En effet, la cause de mon accélération est la résultante des forces extérieures appliquées : cette résultante est bien présente partout, sauf peut-être en des points singuliers isolés, pôles éventuels du champ de forces. L'effet est l'accélération. Si ma vitesse de déplacement devient > c, mon effet précède bien ma cause.

On interprète ça assez logiquement comme une violation de la causalité. C’est correct dans la représentation en trajectoires, ça ne l’est plus dans la représentation en surfaces. Le signal, qui véhicule l’information, se déplace toujours à c. Le processus tachyonique est plus rapide, l’information qu’il contient « reste donc en arrière ». C’est la même chose qui se produit, dans un contexte complètement différent, avec le régime supersonique. Ça ne devrait donc pas surprendre outre mesure. Dérouter, peut-être. Surprendre, non.

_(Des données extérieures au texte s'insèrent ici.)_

__global__ __launch_bounds__(kThreads) void chain_combine_products_kernel(const float* __restrict__ M, const bf16_t* __restrict__ W1,
                                                                          const bf16_t* __restrict__ Wc,
                                                                          const bf16_t* __restrict__ Wc_loop, int32_t R,
                                                                          bf16_t* __restrict__ dWc, double* __restrict__ part) {
    __shared__ __attribute__((aligned(16))) double As[kKC * kAld];
    __shared__ __attribute__((aligned(16))) double Bs[kKC * kTile];
    const int tid = threadIdx.x, ty = tid >> 4, tx = tid & 15;
    const int m0 = (int)(blockIdx.x >> 2) * kTile, n0 = (int)(blockIdx.x & 3) * kTile;
    const int r = (int)blockIdx.y, kind = (int)blockIdx.z;
    const float* Mr = M + (size_t)r * kH * kH;
    const bf16_t* B = kind == 0 ? W1 : (r < R ? Wc + (size_t)r * kH * kH : Wc_loop);
    double acc[4][4];
#pragma unroll
    for (int i = 0; i < 4; ++i)
#pragma unroll
        for (int j = 0; j < 4; ++j) acc[i][j] = 0.0;
    float ra[8];
    bf16_t rb[8];
    auto fetch = [&](int kc) __attribute__((always_inline)) {
#pragma unroll
        for (int s = 0; s < 8; ++s) {
            if (kind == 0) ra[s] = Mr[(size_t)(m0 + (tid >> 5) + 8 * s) * kH + kc + (tid & 31)];
            else ra[s] = Mr[(size_t)(kc + (tid >> 6) + 4 * s) * kH + m0 + (tid & 63)];
            rb[s] = B[(size_t)(kc + (tid >> 6) + 4 * s) * kH + n0 + (tid & 63)];
        }
    };
    fetch(0);
    for (int kc = 0; kc < kH; kc += kKC) {
#pragma unroll
        for (int s = 0; s < 8; ++s) {
            if (kind == 0) As[(tid & 31) * kAld + (tid >> 5) + 8 * s] = (double)ra[s];
            else As[((tid >> 6) + 4 * s) * kAld + (tid & 63)] = (double)ra[s];
            Bs[((tid >> 6) + 4 * s) * kTile + (tid & 63)] = bf16_to_f64(rb[s]);
        }
        if (kc + kKC < kH) fetch(kc + kKC);
        __syncthreads();
#pragma unroll 8
        for (int k = 0; k < kKC; ++k) {
            const double2 a01 = *reinterpret_cast<const double2*>(&As[k * kAld + 4 * ty]);
            const double2 a23 = *reinterpret_cast<const double2*>(&As[k * kAld + 4 * ty + 2]);
            const double2 b01 = *reinterpret_cast<const double2*>(&Bs[k * kTile + 4 * tx]);
            const double2 b23 = *reinterpret_cast<const double2*>(&Bs[k * kTile + 4 * tx + 2]);
            const double a[4] = {a01.x, a01.y, a23.x, a23.y}, b[4] = {b01.x, b01.y, b23.x, b23.y};
#pragma unroll
            for (int i = 0; i < 4; ++i)
#pragma unroll
                for (int j = 0; j < 4; ++j) acc[i][j] = fma(a[i], b[j], acc[i][j]);
        }
        __syncthreads();
    }
#pragma unroll
    for (int i = 0; i < 4; ++i)
#pragma unroll
        for (int j = 0; j < 4; ++j) {
            const size_t o = (size_t)r * kH * kH + (size_t)(m0 + 4 * ty + i) * kH + n0 + 4 * tx + j;
            if (kind == 0) dWc[o] = f64_to_bf16(acc[i][j]);
            else part[o] = acc[i][j];
        }
}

Ne pas perdre de vue qu’on dispose désormais de deux paramètres temporels. Ainsi, le fait de dire « à l’extérieur du cône – zone d’éloignement absolu – un événement peut se produire en même temps à deux endroits différents » (ubiquité) est une interprétation par courbes (un seul paramètre temporel). En surfaces, on peut évoluer suivant l’axe t⁺, l’axe t^- ou le plan (t⁺,t^-) : il ne devrait plus y avoir de situations « exotiques ».